Dans l’ombre de Mary qui nous conte l’histoire de Pamela Travers qui va céder à Walt Disney les droits du roman Mary Poppins afin d’en faire la comédie musicale dont il rêvait. Si Pamela Travers a mis 30 ans à vendre les droits de son roman, c’est parce que celui-ci a une histoire particulière. Fausse autobiographie, Mary Poppins est un personnage qui relie Pamela Travers à son enfance et plus particulièrement à son père auquel elle tenait énormément. C’est grâce à la mise en place de flashbacks, que le spectateur va en apprendre plus sur cette femme et sur son traumatisme qui a par la suite donné vie à Mary Poppins. Si à ce niveau-là le scénario s’avère intéressant – il s’intéresse à un personnage intrigant ayant réellement vécu –  et touchant, c’est grâce à l’utilisation d’une narration linéaire et fluide en toute circonstance malgré les nombreux flashbacks qui auraient très bien pu couper le rythme à une dizaine de reprise. Bien intégrés au récit, les flashbacks sont clairement les éléments qui permettent à l’émotion de survivre face à un présent qui est lisse, surréaliste et inintéressant au possible. Scénaristiquement très fragile, ce récit met en avant de façon trop évidente l’émotion et la tragédie afin d’émouvoir le plus rapidement possible le spectateur. Trop caricatural dans sa façon de décrire et détaillé le traumatisme refoulé par Pamela Travers à cause d’une analyse psychiatrique trop lisse, l’émotion ne passe qu’au travers des acteurs et notamment au travers d’Emma Thompson, Colin Farrell et Ruth Wilson qui surprennent. Ces derniers arrivent à faire comprendre aux spectateurs leurs peurs et leurs angoisses grâce à leurs simples facultés d’acteurs. Là où le scénario n’arrive pas à émouvoir à cause d’un lissage des émotions à la manière d’un simple film d’animation Disney visant un public très jeune, les acteurs prennent le relais et permettent au film de garder la tête hors de l’eau.

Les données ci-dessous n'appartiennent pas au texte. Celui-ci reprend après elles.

struct alignas(16) DecLds {
	uint8_t ring[RING + 16];
	uint8_t oring[ORING];
	uint16_t cst[MAXSEQ];
	uint8_t own[256];
	uint64_t rrec[4 * 64];
	uint64_t ldesc[2 * 64];
	uint32_t plut[16 * 4];
	uint8_t junk[16];
};
static_assert(sizeof(DecLds) <= 20480, "8 waves per CU: at most 20 KiB of LDS per wave");

__device__ __forceinline__ uint8_t* oring_of(DecLds& D) { return D.oring; }
__device__ __forceinline__ const uint8_t* oring_of(const DecLds& D) { return D.oring; }
__device__ __forceinline__ uint8_t* own_of(DecLds& D) { return D.own; }
__device__ __forceinline__ uint64_t* ldesc_of(DecLds& D) { return D.ldesc; }
template <class LD>
struct lds_fast {
	static constexpr bool value = false;
};
template <>
struct lds_fast<DecLds> {
	static constexpr bool value = true;
};
__device__ __forceinline__ uint8_t* junk_of(DecLds& D) { return D.junk; }
__device__ __forceinline__ const uint32_t* plut_of(const DecLds& D) { return D.plut; }
template <class LD>
__device__ __forceinline__ uint8_t* junk_of(LD&) { return nullptr; }
template <class LD>
__device__ __forceinline__ const uint32_t* plut_of(const LD&) { return nullptr; }
template <class LD>
__device__ __forceinline__ constexpr uint32_t omask_of(const LD&) { return OMASK; }

__device__ __forceinline__ void lds_store_bf(uint8_t* p, uint8_t* junk, u32x4 v, uint32_t n)
{
	const uint64_t lo = uint64_t(v.x) | (uint64_t(v.y) << 32);
	const uint64_t hi = uint64_t(v.z) | (uint64_t(v.w) << 32);
	__builtin_memcpy(n >= 16u ? p : junk, &v, 16);
	__builtin_memcpy((n & 8u) ? p : junk, &lo, 8);
	const uint64_t r8 = (n & 8u) ? hi : lo;
	uint8_t* const p4 = p + (n & 8u);
	const uint32_t w4 = uint32_t(r8);
	__builtin_memcpy((n & 4u) ? p4 : junk, &w4, 4);
	const uint32_t r4 = (n & 4u) ? uint32_t(r8 >> 32) : w4;
	uint8_t* const p2 = p4 + (n & 4u);
	const uint16_t w2 = uint16_t(r4);
	__builtin_memcpy((n & 2u) ? p2 : junk, &w2, 2);
	*((n & 1u) ? p2 + (n & 2u) : junk) = uint8_t((n & 2u) ? (r4 >> 16) : r4);
}

template <class LD>
__device__ __forceinline__ void ostore(LD& L, int32_t x, u32x4 v, int32_t n)
{
	const uint32_t a = uint32_t(x) & omask_of(L);
	if constexpr (lds_fast<LD>::value) {
		if (__builtin_expect(!__any(a + uint32_t(n) > omask_of(L) + 1), 1)) {
			lds_store_bf(&oring_of(L)[a], junk_of(L), v, uint32_t(n));
			return;
		}
	}
	if (a + uint32_t(n) <= omask_of(L) + 1) {
		lds_store_n(&oring_of(L)[a], v, n);
		return;
	}
	const uint64_t lo = uint64_t(v.x) | (uint64_t(v.y) << 32);
	const uint64_t hi = uint64_t(v.z) | (uint64_t(v.w) << 32);
	for (int32_t i = 0; i < n; ++i) {
		const uint64_t w = i < 8 ? lo : hi;
		oring_of(L)[(a + uint32_t(i)) & omask_of(L)] = uint8_t(w >> (8 * (i & 7)));
	}
}

template <class LD>
__device__ __forceinline__ u32x4 oload16(const LD& L, int32_t x)
{
	return ring16(oring_of(L), uint32_t(x) & omask_of(L), omask_of(L));
}

constexpr uint64_t pattern_lut()
{
	uint64_t v = 0;
	for (int o = 1; o <= 8; ++o)
		v |= (uint64_t(o * (16 / o)) << (5 * (o - 1))) | (uint64_t(8 % o) << (40 + 2 * (o - 1)));
	return v;
}
constexpr uint64_t PAT_LUT = pattern_lut();

__device__ __forceinline__ void make_pattern16(uint64_t s0, uint64_t s1, int32_t off, u32x4& pv,
                                               int32_t& stp)
{
	uint64_t x, hi;
	if (off <= 8) {
		x = off == 8 ? s0 : (s0 & ((uint64_t(1) << (8 * off)) - 1));
#pragma unroll
		for (int i = 0; i < 3; ++i) {
			const int32_t w = off << i;
			x |= w < 8 ? x << (8 * w) : 0;
		}
		const uint32_t sh = uint32_t(off - 1);
		stp = int32_t((PAT_LUT >> (5 * sh)) & 31u);
		const int32_t r = int32_t((PAT_LUT >> (40 + 2 * sh)) & 3u);
		hi = r == 0 ? x : (x >> (8 * r)) | ((x >> (8 * (8 - off))) << (8 * (8 - r)));
	} else {
		const int32_t r = off - 8;
		x = s0;
		hi = (s1 & ((uint64_t(1) << (8 * r)) - 1)) | (s0 << (8 * r));
		stp = off;
	}
	pv.x = uint32_t(x);
	pv.y = uint32_t(x >> 32);
	pv.z = uint32_t(hi);
	pv.w = uint32_t(hi >> 32);
}

__device__ __forceinline__ u32x4 merge_at(u32x4 a, u32x4 b, int32_t c)
{
	auto m = [c](int32_t d) -> uint32_t {
		const int32_t t = c - 4 * d;
		return t >= 4 ? ~0u : (t <= 0 ? 0u : (1u << (8 * t)) - 1u);
	};
	u32x4 v;
	v.x = (a.x & m(0)) | (b.x & ~m(0));
	v.y = (a.y & m(1)) | (b.y & ~m(1));
	v.z = (a.z & m(2)) | (b.z & ~m(2));
	v.w = (a.w & m(3)) | (b.w & ~m(3));
	return v;
}

__device__ __forceinline__ int32_t pattern_step(int32_t off)
{
	return off <= 8 ? int32_t((PAT_LUT >> (5 * (off - 1))) & 31u) : off;
}

__device__ __forceinline__ void pattern_lut_init(uint32_t* plut)
{
	const uint32_t l = lane_id(), off = l >> 2, d = l & 3u;
	uint32_t sel = 0;
	if (off > 0)
		for (uint32_t t = 0; t < 4; ++t) {
			const uint32_t idx = (4 * d + t) % off;
			uint32_t x = idx;
			if (off > 8 && d == 2 && idx >= 8)
				x = idx - 4;
			if (off >= 12 && d == 3 && idx >= 12)
				x = idx - 8;
			sel |= x << (8 * t);
		}
	plut[l] = sel;
}

__device__ __forceinline__ u32x4 pattern_perm(u32x4 v, int32_t off, const uint32_t* plut)
{
	const u32x4 sel = *reinterpret_cast<const u32x4*>(plut + 4 * off);
	const uint32_t h2 = off <= 8 ? v.y : v.z, h3 = off <= 11 ? v.y : v.w;
	u32x4 o;
	o.x = __builtin_amdgcn_perm(v.y, v.x, sel.x);
	o.y = __builtin_amdgcn_perm(v.y, v.x, sel.y);
	o.z = __builtin_amdgcn_perm(h2, v.x, sel.z);
	o.w = __builtin_amdgcn_perm(h3, v.x, sel.w);
	return o;
}

template <class LD>
__device__ __forceinline__ void ring_match(LD& L, int32_t dst, int32_t off, int32_t len)
{
	const int32_t src = dst - off;
	u32x4 pv = oload16(L, src);
	int32_t stp = 16;
	const bool pat = off < 16 && off < len;
	if (pat) {
		if constexpr (lds_fast<LD>::value) {
			pv = pattern_perm(pv, off, plut_of(L));
			stp = pattern_step(off);
		} else {
			make_pattern16(uint64_t(pv.x) | (uint64_t(pv.y) << 32), uint64_t(pv.z) | (uint64_t(pv.w) << 32),
			               off, pv, stp);
		}
	}
	ostore(L, dst, pv, min(16, len));
	int32_t start = 0;
	for (int32_t x = stp; x < len; x += stp) {
		u32x4 v = pv;
		if (!pat) {
			start += 16;
			if (start >= off)
				start -= off;
			v = oload16(L, src + start);
			if (off - start < 16)
				v = merge_at(v, oload16(L, src + start - off), off - start);
		}
		ostore(L, dst + x, v, min(16, len - x));
	}
}

__device__ __forceinline__ int32_t div_small(int32_t t, int32_t d, int32_t& r)
{
	int32_t q = int32_t(float(t) * __builtin_amdgcn_rcpf(float(d)));
	r = t - q * d;
	if (r < 0) {
		--q;
		r += d;
	}
	if (r >= d) {
		++q;
		r -= d;
	}
	return q;
}


__device__ __forceinline__ int32_t piece_owner(int32_t inc, int32_t t);

template <class LD>
__device__ __forceinline__ int32_t chunk_owner(LD& D, int32_t inc, int32_t np, int32_t t0)
{
	const int32_t lane = int32_t(lane_id());
	const int32_t seed = __popcll(__ballot(inc <= t0));
	uint8_t* own = own_of(D);
	own[lane] = uint8_t(lane == 0 ? seed : 0);
	const int32_t excl = inc - np;
	if (np > 0 && excl >= t0 && excl < t0 + 64)
		own[excl - t0] = uint8_t(lane);
	wave_lds_fence();
	const int32_t v = own[lane];
	wave_lds_fence();
	return wave_incl_max(v);
}

template <class LD>
__device__ __forceinline__ int32_t chunk_owner2(LD& D, int32_t inc0, int32_t np0, int32_t inc1,
                                                int32_t np1, int32_t t0)
{
	const int32_t lane = int32_t(lane_id());
	const int32_t seed = __popcll(__ballot(inc0 <= t0)) + __popcll(__ballot(inc1 <= t0));
	uint8_t* own = own_of(D);
	own[lane] = uint8_t(lane == 0 ? seed : 0);
	const int32_t e0 = inc0 - np0, e1 = inc1 - np1;
	if (np0 > 0 && e0 >= t0 && e0 < t0 + 64)
		own[e0 - t0] = uint8_t(lane);
	if (np1 > 0 && e1 >= t0 && e1 < t0 + 64)
		own[e1 - t0] = uint8_t(64 + lane);
	wave_lds_fence();
	const int32_t v = own[lane];
	wave_lds_fence();
	return wave_incl_max(v);
}

__device__ __forceinline__ int32_t match_pieces(int32_t off, int32_t ml)
{
	if (ml <= 0)
		return 0;
	if (!(off < 16 && off < ml))
		return (ml + 15) >> 4;
	const int32_t stp = pattern_step(off);
	int32_t rr;
	return stp == 16 ? (ml + 15) >> 4 : div_small(ml + stp - 1, stp, rr);
}

#ifndef LZ4ADA_BORROW_SLOTS
#define LZ4ADA_BORROW_SLOTS 2
#endif
constexpr int BORROW_SLOTS = LZ4ADA_BORROW_SLOTS;
static_assert(BORROW_SLOTS >= 0 && BORROW_SLOTS <= 2, "round 0's slots, or both rounds'");

#ifndef LZ4ADA_FWD_ROUNDS
#define LZ4ADA_FWD_ROUNDS 5
#endif
constexpr int FWD_ROUNDS = LZ4ADA_FWD_ROUNDS;
#ifndef LZ4ADA_FWD_PIECES
#define LZ4ADA_FWD_PIECES 0
#endif
constexpr int FWD_PIECES = LZ4ADA_FWD_PIECES;

template <class LD>
__device__ __forceinline__ int32_t ring_pieces(LD& D, const int32_t (&mdst)[RMAX],
                                               const int32_t (&off)[RMAX], const int32_t (&ml)[RMAX],
                                               int32_t o_batch, int32_t glo = INT32_MIN)
{
	int32_t steps = 0;
	const int32_t lane = int32_t(lane_id());
	const int32_t np0 = match_pieces(off[0], ml[0]), np1 = match_pieces(off[1], ml[1]);
	const int32_t inc0 = wave_incl_scan(np0);
	const int32_t tot0 = __shfl(inc0, 63);
	const int32_t inc1 = tot0 + wave_incl_scan(np1);
	const int32_t tot = __shfl(inc1, 63);
	auto pack = [&](int32_t md, int32_t of, int32_t m, int32_t excl) -> uint64_t {
		return uint64_t(uint16_t(md - o_batch)) | (uint64_t(uint16_t(of)) << 16) |
		       (uint64_t(uint16_t(m)) << 32) | (uint64_t(uint16_t(excl)) << 48);
	};
	uint64_t* ldesc = ldesc_of(D);
	ldesc[lane] = pack(mdst[0], off[0], ml[0], inc0 - np0);
	ldesc[64 + lane] = pack(mdst[1], off[1], ml[1], inc1 - np1);
	for (int32_t t0 = 0; t0 < tot; t0 += 64) {
		const int32_t t = t0 + lane;
		const bool act = t < tot;
		const int32_t lo = min(chunk_owner2(D, inc0, np0, inc1, np1, t0), 127);
		const uint64_t dd = ldesc[lo];
		const int32_t od = o_batch + int32_t(dd & 0xffffu);
		const int32_t ooff = int32_t((dd >> 16) & 0xffffu), oml = int32_t((dd >> 32) & 0xffffu);
		const int32_t k = t - int32_t(dd >> 48);
		const bool opat = ooff < 16 && ooff < oml;
		const int32_t ostp = opat ? pattern_step(ooff) : 16;
		const bool wide = !opat && oml > ooff;
		const int32_t pd = od + k * ostp;
		const int32_t pn = min(16, oml - k * ostp);
		const int32_t s_lo = (opat || wide) ? od - ooff : od - ooff + 16 * k;
		const int32_t s_hi = (opat || wide) ? od : s_lo + pn;
		const int32_t pe = act ? pd + pn : INT32_MAX, ps = act ? pd : INT32_MAX;
		int32_t fj1 = 64, fj2 = -1;
		if (!__all(!act || s_hi <= __shfl(ps, 0))) {
			int32_t j1 = 0, c2 = 0;
#pragma unroll
			for (int st = 32; st >= 1; st >>= 1) {
				if (__shfl(pe, j1 + st - 1) <= s_lo)
					j1 += st;
				if (__shfl(ps, c2 + st - 1) < s_hi)
					c2 += st;
			}
			fj1 = j1;
			fj2 = min(c2 - 1, lane - 1);
		}
		int32_t F = 0;
		if (FWD_PIECES > 0 && glo != INT32_MIN) {
			const bool plain = act && !opat && !wide;
			int32_t sh = ooff;
			const int32_t q0 = __shfl(ps, fj1), qe = __shfl(pe, fj1);
			bool fw = act && fj1 == fj2 && q0 <= s_lo && s_hi <= qe && __shfl(int32_t(plain), fj1) != 0;
			for (int r = 0; r < FWD_PIECES && __any(fw); ++r) {
				const int32_t p = fj1;
				const int32_t qs = __shfl(sh, p), q1 = __shfl(fj1, p), q2 = __shfl(fj2, p);
				const bool qf = __shfl(int32_t(fw), p) != 0;
				if (fw && s_lo - F - qs >= glo) {
					F += qs;
					sh = ooff + F;
					fj1 = q1;
					fj2 = q2;
					fw = qf;
				} else {
					fw = false;
				}
			}
		}
		uint64_t dep = 0;
		if (act && fj1 <= fj2)
			dep = (fj2 == 63 ? ~uint64_t(0) : ((uint64_t(2) << fj2) - 1)) & ~((uint64_t(1) << fj1) - 1);
		int32_t rem = 0;
		if (wide)
			div_small(16 * k, ooff, rem);
		const int32_t a1 = (opat ? od - ooff : (wide ? od - ooff + rem : s_lo)) - F;
		const int32_t cut = (wide && ooff - rem < 16) ? ooff - rem : 16;
		bool pend = act;
		for (;;) {
			const uint64_t pm = __ballot(pend);
			if (pm == 0)
				break;
			const bool ready = pend && (dep & pm) == 0;
			if constexpr (lds_fast<LD>::value) {
				u32x4 v = oload16(D, a1);
				if (ready && cut < 16)
					v = merge_at(v, oload16(D, a1 - ooff), cut);
				if (ready && opat)
					v = pattern_perm(v, ooff, plut_of(D));
				ostore(D, pd, v, ready ? pn : 0);
			} else if (ready) {
				u32x4 v = oload16(D, a1);
				if (cut < 16)
					v = merge_at(v, oload16(D, a1 - ooff), cut);
				if (opat) {
					int32_t sstp;
					make_pattern16(uint64_t(v.x) | (uint64_t(v.y) << 32),
					               uint64_t(v.z) | (uint64_t(v.w) << 32), ooff, v, sstp);
				}
				ostore(D, pd, v, pn);
			}
			pend = pend && !ready;
			wave_lds_fence();
			++steps;
		}
	}
	return steps;
}

#ifndef LZ4ADA_RING_LANE_MAX
#define LZ4ADA_RING_LANE_MAX 32
#endif
constexpr int RING_LANE_MAX = LZ4ADA_RING_LANE_MAX;
template <class LD>
__device__ __forceinline__ int32_t ring_lanes(LD& D, int32_t mdst, int32_t off, int32_t ml,
                                           int32_t rbeg, int32_t L, int32_t glo = INT32_MIN)
{
	const int32_t lane = int32_t(lane_id());
	const int32_t src = mdst - off;
	const int32_t dep_end = src + min(off, ml);
	const bool far = ml > 0 && (dep_end <= rbeg || off <= L);
	int32_t steps = 0;
	if (!__any(ml > 0 && !far)) {
		if (far)
			ring_match(D, mdst, off, ml);
		wave_lds_fence();
		return 0;
	}
	bool near = ml > 0;
	const int32_t mend = mdst + ml;
	int32_t j1 = 0, c2 = 0;
#pragma unroll
	for (int st = 32; st >= 1; st >>= 1) {
		if (__shfl(mend, j1 + st - 1) <= src)
			j1 += st;
		if (__shfl(mdst, c2 + st - 1) < dep_end)
			c2 += st;
	}
	int32_t fj1 = far ? 64 : j1, fj2 = far ? -1 : min(c2 - 1, lane - 1);
	int32_t fo = off;
	{
		const int32_t pm = __shfl(mdst, fj1), pe = __shfl(mend, fj1), po = __shfl(off, fj1);
		const bool pn = __shfl(int32_t(near), fj1) != 0;
		bool fw = FWD_ROUNDS > 0 && glo != INT32_MIN && near && off >= ml && fj1 == fj2 && pm <= src &&
		          dep_end <= pe && pn && po >= pe - pm;
		for (int r = 0; r < FWD_ROUNDS && __any(fw); ++r) {
			const int32_t p = fj1;
			const int32_t qo = __shfl(fo, p), q1 = __shfl(fj1, p), q2 = __shfl(fj2, p);
			const bool qf = __shfl(int32_t(fw), p) != 0;
			if (fw && mdst - fo - qo >= glo) {
				fo += qo;
				fj1 = q1;
				fj2 = q2;
				fw = qf;
			} else {
				fw = false;
			}
		}
	}
	uint64_t dep = 0;
	if (near && fj1 <= fj2)
		dep = (fj2 == 63 ? ~uint64_t(0) : ((uint64_t(2) << fj2) - 1)) & ~((uint64_t(1) << fj1) - 1);
	for (;;) {
		const uint64_t pending = __ballot(near);
		if (pending == 0)
			break;
		const bool ready = near && (dep & pending) == 0;
		if (ready) {
			ring_match(D, mdst, fo, ml);
			near = false;
		}
		wave_lds_fence();
		++steps;
	}
	return steps;
}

Si pendant longtemps le film a été vendu comme une biographie de Walt Disney, c’est parce que ce dernier y est représenté comme un héros, un homme droit et sincère. Walt Disney est un homme qui mériterait un biopic complet et plus complexe où l’on retrouverait en opposition le père de famille aimant et toujours près à passé du bon temps avec ses enfants face au dirigeant de la société Disney – société utopique où tout le monde s’aime et tout le monde est heureux – qui n’appréciait pas les trahisons et souhaitait le meilleur pour ses films au point d’être un véritable tyran. Dans ce film, Walt Disney fait une promesse et tiens cette promesse pour s’approprier les droits du roman pour ses filles. Par un sous-entendu, on en vient à comprendre qu’il aime plus que tout sa famille et qu’il fait ça uniquement pour ses filles, mais est-ce la seule raison ? N’était-il pas un business man qui voyait en ce roman un potentiel énorme et aurait remué ciel et terre pour pouvoir l’adapté et donc s’enrichir. Était-il aussi "gentil et serviable" avec ses employés ? On souhaite en savoir plus, mais pour cela il faudrait dépasser le stade Disney et aller vers un registre plus dramatique au point de brusquer l’image du personnage entré dans les mœurs. Dans l’ombre de Mary est un film Disney, un film où tout est rose et où le monde est merveilleux. C’est trop propre pour être un biopic, mais c’est surtout trop propre pour être réaliste. Beaucoup trop lisse dans son traitement des émotions et dans l’écriture des personnages secondaires, ces derniers sont inutiles et seule la famille Travers réussira à nous émouvoir au travers de flashbacks bien incrustés dans le récit. Visuellement très propre, on en retiendra seulement un mot pour le décrire : Mignon.